6.2. Theoreticial Implications
For general education theory, the present research offers some tangible implications for the theoretical model of information systems continuance developed. First, the present research confirms the application based on empirical evidence. Secondly, the present research operationalized the construct of satisfaction as defined in the marketing and found that the marketing concept of satisfaction can be an essential predictor of continuance intention. Third, the present research offers some of the tangible implications model, which states that, apart from gratification, which is well observed in information system products such as games, social media, and others, continuance usage may also depend upon rational aspects such as success in a learner’s career and training in new skills. A product such as a MOOC may not generate gratification, so continuance usage in MOOCs may be a problem, but such a problem can be addressed through rational values such as career success and training in new skills.
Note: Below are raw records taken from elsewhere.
# daniel05155/Reinforcement-Learning-in-Music-Generation

Measured on AMD Instinct MI355X. Metric: CW-tokens/sec pretrain fwd+bwd @T=1024, higher is better.
Workload: dtype bf16; 1 GPU; agent_pretrain step (fwd+bwd+clip+Adam), repo dims 512/12/8/2048, synthetic CW tokens (B=512/GPU, T=1024, 7 fields -> 6); per_gpu_batch=512, global_batch=512, seq_len=1024, parallelism=dp1, params=38982227, gemm_table=True

## Files before the change

reinforcement-learning-in-music-generation_amd/csrc/cla_bf16.hip:

```cpp
#include "cwlt_common.h"
#include "cwlt_mfma_bf16.h"

namespace cwlt {
namespace b16 {

__device__ __forceinline__ float phi(float x) { return x > 0.f ? x + 1.f : __expf(x); }
__device__ __forceinline__ float dphi(float x) { return x > 0.f ? 1.f : __expf(x); }
constexpr int FIN_FLOATS = 65 * 64;
__device__ __forceinline__ int stream_of_block(int b, int N, int H) {
    if (N & 7) return b;
    const int x = b & 7, j = b >> 3;
    return ((j / H) * 8 + x) * H + j % H;
}

__device__ __forceinline__ f32x16 load_tile(const float* t, int lane) {
    f32x16 x;
#pragma unroll
    for (int r = 0; r < 16; ++r) x[r] = t[r * 64 + lane];
    return x;
}
__device__ __forceinline__ void store_tile(float* t, int lane, const f32x16& x) {
#pragma unroll
    for (int r = 0; r < 16; ++r) t[r * 64 + lane] = x[r];
}

template <bool STATE_ONLY>
__global__ __launch_bounds__(256) void cla_fwd_bf16_kernel(const bf16_t* __restrict__ q, const bf16_t* __restrict__ k,
                                                           const bf16_t* __restrict__ v, bf16_t* __restrict__ o,
                                                           float* __restrict__ zinv, int H, int L, long ldq, long ldk,
                                                           long ldv, long ldo, float eps, int P, int cps,
                                                           const float* __restrict__ pre, float* __restrict__ part,
                                                           float* __restrict__ fin) {
    __shared__ __attribute__((aligned(16))) bf16_t qs[C * LD];
    __shared__ __attribute__((aligned(16))) bf16_t ks[C * LD];
    __shared__ __attribute__((aligned(16))) bf16_t vs[C * LD];
    __shared__ __attribute__((aligned(16))) bf16_t as_[C * LD];
    __shared__ __attribute__((aligned(16))) float os[C * LDO];
    __shared__ float dens[2][C];

    const int tid = threadIdx.x, lane = tid & 63;
    const int w = __builtin_amdgcn_readfirstlane(tid >> 6);
    const int wi = w >> 1, wj = w & 1;
    const int l31 = lane & 31, hf = lane >> 5;
    const int seg = blockIdx.x % P;
    const int sid = P == 1 ? stream_of_block(blockIdx.x, gridDim.x / H, H) : blockIdx.x / P;
    const int n = sid / H, h = sid % H;
    const bf16_t* qb = q + ((long)n * L) * ldq + h * D;
    const bf16_t* kb = k + ((long)n * L) * ldk + h * D;
    const bf16_t* vb = v + ((long)n * L) * ldv + h * D;
    bf16_t* ob = o + ((long)n * L) * ldo + h * D;
    float* zb = zinv + ((long)n * L) * H + h;

    const int srow = tid >> 3, scol = (tid & 7) * 8;
    const int nch = (L + C - 1) / C;
    const int cbeg = seg * cps, cend = min(nch, cbeg + cps);
    if (cbeg >= nch || (STATE_ONLY && seg == P - 1)) return;
    uint4 rq[2], rk[2], rv[2];
    const bf16x8 ones0 = ones_if(l31 == 0);

    const __amdgpu_buffer_rsrc_t qr = make_rsrc(qb, (uint32_t)(((long)(L - 1) * ldq + D) * 2));
    const __amdgpu_buffer_rsrc_t kr = make_rsrc(kb, (uint32_t)(((long)(L - 1) * ldk + D) * 2));
    const __amdgpu_buffer_rsrc_t vr = make_rsrc(vb, (uint32_t)(((long)(L - 1) * ldv + D) * 2));
#define CLA_LOAD(c)                                                                      \
    _Pragma("unroll") for (int it = 0; it < 2; ++it) {                                   \
        const uint32_t row = (uint32_t)(c) * C + srow + 32 * it;                         \
        if (!STATE_ONLY) rq[it] = buf_load16(qr, (row * (uint32_t)ldq + scol) * 2);      \
        rk[it] = buf_load16(kr, (row * (uint32_t)ldk + scol) * 2);                       \
        rv[it] = buf_load16(vr, (row * (uint32_t)ldv + scol) * 2);                       \
    }
#define CLA_STORE(c)                                                                     \
    _Pragma("unroll") for (int it = 0; it < 2; ++it) {                                   \
        const int row = srow + 32 * it;                                                  \
        const long grow = (long)(c) * C + row;                                           \
        if (grow < L) {                                                                  \
            const float z = 1.0f / (dens[0][row] + dens[1][row] + eps);                  \
            const float4 a = *reinterpret_cast<const float4*>(os + row * LDO + scol);    \
            const float4 b = *reinterpret_cast<const float4*>(os + row * LDO + scol + 4);\
            const float x[8] = {a.x * z, a.y * z, a.z * z, a.w * z, b.x * z, b.y * z, b.z * z, b.w * z}; \
            *reinterpret_cast<uint4*>(ob + grow * ldo + scol) = pack8(x);                \
            if ((tid & 7) == 0) zb[grow * H] = z;                                        \
        }                                                                                \
    }

    CLA_LOAD(cbeg);
    f32x16 S0 = zero16(), S1 = zero16();
    f32x16 Sa = zero16();
    if (!STATE_ONLY && pre && seg > 0) {
        const float* t = pre + (((long)sid * P + seg) * 2 + wj) * (3 * 1024);
        S0 = load_tile(t, lane);
        S1 = load_tile(t + 1024, lane);
        Sa = load_tile(t + 2048, lane);
    }

    for (int c = cbeg; c < cend; ++c) {
        if (!STATE_ONLY && c > cbeg) { CLA_STORE(c - 1); }
#pragma unroll
        for (int it = 0; it < 2; ++it) {
            const int row = srow + 32 * it;
            const bool ok = c * C + row < L;
            float x[8];
            if (!STATE_ONLY) {
                unpack8(rq[it], x);
#pragma unroll
                for (int j = 0; j < 8; ++j) x[j] = ok ? phi(x[j]) : 0.f;
                put_row(qs, row, scol, pack8(x));
            }
            unpack8(rk[it], x);
#pragma unroll
            for (int j = 0; j < 8; ++j) x[j] = ok ? phi(x[j]) : 0.f;
            put_row(ks, row, scol, pack8(x));
            put_row(vs, row, scol, rv[it]);
        }
        __syncthreads();
        if (c + 1 < cend) { CLA_LOAD(c + 1); }

        if (!STATE_ONLY) {
        if (!(wi == 0 && wj == 1)) {
            const f32x16 AT = prod_rows(zero16(), ks, 32 * wj + l31, qs, 32 * wi + l31, 0, 4, hf);
            put_acc_T(as_, 32 * wi + l31, 32 * wj, AT, hf, 0, wi == wj ? l31 : 64, 0.f);
        }
        __syncthreads();

        {
            f32x16 O = zero16(), Oa = zero16();
            const int nks = wi == 0 ? 2 : 4;
#pragma unroll 2
            for (int s = 0; s < nks; ++s) {
                const bf16x8 b = row8(as_, 32 * wi + l31, 16 * s + 8 * hf);
                O = mfma(tfrag8(vs, 16 * s, 32 * wj, lane), b, O);
                if (wj == 0) Oa = mfma(ones0, b, Oa);
            }
#pragma unroll
            for (int t = 0; t < 2; ++t) {
                const f32x16& S = t == 0 ? S0 : S1;
#pragma unroll
                for (int s = 0; s < 2; ++s) {
                    bf16x8 hi, lo;
                    acc_frag(S, s, hi, lo);
                    const bf16x8 b = perm8(qs, 32 * wi + l31, 32 * t + 16 * s, hf);
                    O = mfma_hl(hi, lo, b, O);
                    if (t == wj) {
                        acc_frag(Sa, s, hi, lo);
                        Oa = mfma_hl(hi, lo, b, Oa);
                    }
                }
            }
            put_acc_T_f32(os, 32 * wi + l31, 32 * wj, O, hf);
            if (hf == 0) dens[wj][32 * wi + l31] = Oa[0];
        }
        }
#pragma unroll 2
        for (int s = STATE_ONLY ? 2 * wi : 0; s < (STATE_ONLY ? 2 * wi + 2 : 4); ++s) {
            const bf16x8 b = tfrag8(vs, 16 * s, 32 * wj, lane);
            const bf16x8 a0 = tfrag8(ks, 16 * s, 0, lane);
            const bf16x8 a1 = tfrag8(ks, 16 * s, 32, lane);
            S0 = mfma(a0, b, S0);
            S1 = mfma(a1, b, S1);
            Sa = mfma(wj == 0 ? a0 : a1, ones_if(l31 == 0), Sa);
        }
        __syncthreads();
    }
    if (STATE_ONLY) {
        float* t = part + (((long)sid * P + seg) * 4 + w) * (3 * 1024);
        store_tile(t, lane, S0);
        store_tile(t + 1024, lane, S1);
        store_tile(t + 2048, lane, Sa);
        return;
    }
    CLA_STORE(cend - 1);
#undef CLA_LOAD
#undef CLA_STORE
    if (fin) {
        __syncthreads();
        if (wi == 0) {
            put_acc_T_f32(os, 32 * wj + l31, 0, S0, hf);
            put_acc_T_f32(os, 32 * wj + l31, 32, S1, hf);
            if (l31 == 0) {
#pragma unroll
                for (int r = 0; r < 16; ++r) dens[0][32 * wj + acc_row(r, hf)] = Sa[r];
            }
        }
        __syncthreads();
        float* f = fin + (long)sid * FIN_FLOATS;
#pragma unroll
        for (int it = 0; it < 4; ++it) {
            const int row = (tid >> 4) + 16 * it, col = (tid & 15) * 4;
            *reinterpret_cast<float4*>(f + row * 64 + col) = *reinterpret_cast<const float4*>(os + row * LDO + col);
        }
        if (tid < 64) f[64 * 64 + tid] = dens[0][tid];
    }
}

__global__ __launch_bounds__(256) void seg_prefix_kernel(const float* __restrict__ part, float* __restrict__ pre,
                                                         long total, int P, int NT, int nfwd) {
    const long i = (long)blockIdx.x * 256 + threadIdx.x;
    if (i >= total) return;
    const int e = (int)(i & 1023);
    const int tile = (int)((i >> 10) % NT);
    const int wj = (int)((i >> 10) / NT) & 1;
    const long sid = (i >> 10) / NT / 2;
    const long pstride = (long)4 * NT * 1024, ostride = (long)2 * NT * 1024;
    const float* a = part + sid * P * pstride + ((long)wj * NT + tile) * 1024 + e;
    const float* b = a + (long)2 * NT * 1024;
    float* o = pre + sid * P * ostride + ((long)wj * NT + tile) * 1024 + e;
    float run = 0.f;
    if (tile < nfwd) {
        for (int p = 0; p < P; ++p) {
            o[p * ostride] = run;
            if (p < P - 1) run += a[p * pstride] + b[p * pstride];
        }
    } else {
        for (int p = P - 1; p >= 0; --p) {
            o[p * ostride] = run;
            if (p > 0) run += a[p * pstride] + b[p * pstride];
        }
    }
}

__device__ __forceinline__ uint4 stage_g(uint4 rdo, uint4 ro, float z, float& dden) {
    float a[8], b[8];
    unpack8(rdo, a);
    unpack8(ro, b);
    float dot = 0.f;
#pragma unroll
    for (int j = 0; j < 8; ++j) {
        dot = fmaf(a[j], b[j], dot);
        a[j] *= z;
    }
    dot += dpp_move<0xB1>(dot);
    dot += dpp_move<0x4E>(dot);
    dot += dpp_move<0x141>(dot);
    dden = -dot * z;
    return pack8(a);
}

__device__ __forceinline__ void colsum_store(float (&bsum)[8], float* scratch, float* dst, int tid, int lane, int w) {
    __syncthreads();
#pragma unroll
    for (int j = 0; j < 8; ++j) {
        float v = bsum[j];
        v += __shfl_xor(v, 8, 64);
        v += __shfl_xor(v, 16, 64);
        v += __shfl_xor(v, 32, 64);
        if ((lane >> 3) == 0) scratch[w * 64 + (lane & 7) * 8 + j] = v;
    }
    __syncthreads();
    if (tid < 64) dst[tid] = (scratch[tid] + scratch[64 + tid]) + (scratch[128 + tid] + scratch[192 + tid]);
}
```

As career and skills training has been operationalized here, other constructs of a rational nature can be employed to test behavior continuance intention in future research.
6.3. Limitations and Future Research Recommendations
The present research has various limitations, which can be addressed in future studies. First, the current research’s scope is limited to students studying at Jazan University. However, to establish a more comprehensive empirical validation of the conceptual model, researchers must replicate the model in various other cultural contexts. Secondly, present researchers have employed the theoretical model of continuance intention by [
51]. This theoretical model is widely used in understanding the adoption of varying natures of information systems such as MOOCs. However, other theories, such as the uses and gratification theory and the innovation diffusion model, can also be employed to understand MOOCs’ adaptability, satisfaction, and usage. Thus, future researchers can explore the role of other theoretical models in understanding the phenomena of MOOCs from the learner’s perspective. Finally, the present research has employed the survey questionnaire and PLS-SEM as data analytical tools. However, a novel insight can also be developed using other quantitative design methods of data collection and analysis. Thus, future researchers can use the experimental method to understand the role of MOOCs in enhancing learners’ skills and learning experiences, such as students and professionals.